Sherwood Ford Moran (8 October 1885 - 7 February 1983) was a United States Marine major who after

serving as a Congregational missionary in Japan fought in the Second World War as an interrogator of PoWs and soon after became known for his memorandum on the efficacy of humane forms of interrogation.

==Biography==
In 1885, Sherwood F. Moran was born in Covington, Kentucky, to William Joel Moran and Margaret Ford. His father was a military clerk of Northern (non-Catholic) Irish descent. In 1914, Moran graduated from Oberlin College with a bachelor's in philosophy. In 1915, he married Ursul Mildred Reeves. In 1916, he graduated from Union Theological Seminary, after two years of study, with a Congregational ordination. In the same year, he also attained a master's in philosophy from Columbia University.

Between 1916 and 1956 (with wartime interruption), the Morans were missionaries with the American Board of Commissioners for Foreign Missions in Japan. Their time was spent mostly in Osaka, where in 1925 they established the Christian Church there and the Yodagawa Neighborhood House.

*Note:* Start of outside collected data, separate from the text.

def flush_wgrad() -> int:
    if _DEFER_LNRED:
        lnr = list(_DEFER_LNRED)
        _DEFER_LNRED.clear()
        _T().col_reduce_acc_batch([e[0] for e in lnr], [e[1] for e in lnr], [e[2].grad for e in lnr],
                                  [e[3].grad for e in lnr])
        for _, _, g, b in lnr:
            g.grad_ready()
            b.grad_ready()
    pend = _DEFER_WGRAD
    if not pend:
        return 0
    items = list(pend)
    pend.clear()
    dys = [it[0] for it in items]
    with _OnWgrad(*dys, *[it[1] for it in items]):
        empty = torch.empty(0, dtype=torch.float32, device=dys[0].device)
        _T().gemm_wgrad_grouped(dys, [it[1] for it in items], [it[5] if len(it) > 5 else it[2].grad for it in items],
                                [it[3].grad if it[3] is not None else empty for it in items],
                                [it[4] for it in items])
    for it in items:
        it[2].grad_ready()
        if it[3] is not None:
            it[3].grad_ready()
    return len(items)


_BRANCH_STREAMS: list = []


def set_branch_streams(streams) -> None:
    global _BRANCH_STREAMS
    _BRANCH_STREAMS = list(streams or [])


class on_branch:

    def __init__(self, i: int, *inputs):
        self.s = _BRANCH_STREAMS[i] if i < len(_BRANCH_STREAMS) and inputs[0].is_cuda else None
        self.ts = inputs
        self.ctx = None

    def __enter__(self):
        if self.s is None:
            return self
        self.s.wait_stream(torch.cuda.current_stream(self.ts[0].device))
        for t in self.ts:
            t.record_stream(self.s)
        self.ctx = torch.cuda.stream(self.s)
        self.ctx.__enter__()
        return self

    def __exit__(self, *exc):
        if self.ctx is not None:
            self.ctx.__exit__(*exc)
        return False


def join_branch(i: int, *outputs):
    if i < len(_BRANCH_STREAMS) and outputs[0].is_cuda:
        cur = torch.cuda.current_stream(outputs[0].device)
        cur.wait_stream(_BRANCH_STREAMS[i])
        for t in outputs:
            t.record_stream(cur)
    return outputs if len(outputs) > 1 else outputs[0]


STORE_GRAD = os.environ.get("TAM_STORE_GRAD", "1") != "0"


def grad_mode(p: Param) -> int:
    A = p.arena
    first = p.gw_epoch != A.grad_epoch
    p.gw_epoch = A.grad_epoch
    return 0 if (first and STORE_GRAD) else 1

During the Second World War, after the Attack on Pearl Harbor, Moran volunteered as a commissioned officer in the U.S. Marine Corps. After traveling to the Marine headquarters in Washington D.C. and enlisting there, he was made a captain immediately, despite his age, as he was among the most fluent speakers of Japanese in the United States. He performed his duties 1942–1946, eventually reaching the rank of lieutenant colonel. In 1946, following postbombing assessment, he left the Marine Corps. In 1948, he and Ursul returned to Japan to continue their work, from which they retired in 1956. Sherwood Moran was awarded by the Emperor of Japan the official decoration known as the Order of the Sacred Treasure, Fifth Class.

In his later years, Moran published many articles on Japanese sculpture and other artifacts in Artibus Asiae and Oriental Art and similar journals, and also authored volumes on Japanese swordguards and accessories. He died on 7 February 1983 at the age of 97. He is buried at Hillside Memorial Park Cemetery in Redlands, California.

A detailed family-authored biography of Moran draws on recorded interviews he gave in his last decade, https://davidrmoran.wordpress.com/.

==Suggestions for Japanese interpreters based on work in the field==
Moran wrote a memo in 1943 regarding the best ways to interrogate Japanese prisoners-of-war during the Second World War. The memo was "relatively unknown outside the Marine Corps until the summer of 2003, when it (was) included in the archives of the Marine Corps Interrogator Translator Teams Association." The work argued for treating prisoners with humanity and respect, as that would be more effective than forms of interrogation involving torture.

In his work, Moran prefers the term "interviewers" to "interrogators", and suggests that the interviewer must be constantly aware of his attitude to the prisoner. He further writes that a superior or demeaning attitude breeds nothing but antagonism and resistance. He encourages the interviewer to be able to speak the language of his captives, without translators. While on the outside Moran's techniques seem to be chitchat, the interviewer must be constantly aware of the goals: "Deep human sympathy can go with a business-like, systematic, and ruthlessly persistent approach.” Ultimately, Moran "practiced the bedrock principles of modern effective interrogation techniques, based mostly on knowing the language and customs of the enemy."

The Marine Corps Interrogator Translator Teams Association (MCITTA), a group of active-duty and retired Marine intelligence personnel, calls Moran's report one of the "timeless documents" in the field and says it has long been "a standard read" for insiders. MajGen Michael E. Ennis, former director of Marine Corps Intelligence, says Moran's reports are the "gold standard" of interrogation techniques, owing to their actionable results in theater. They remain studied and in use today. The findings after the Abu Ghraib scandals indicated that, as predicted by Moran's findings, those who extracted the most useful information were those who were nice to their subjects.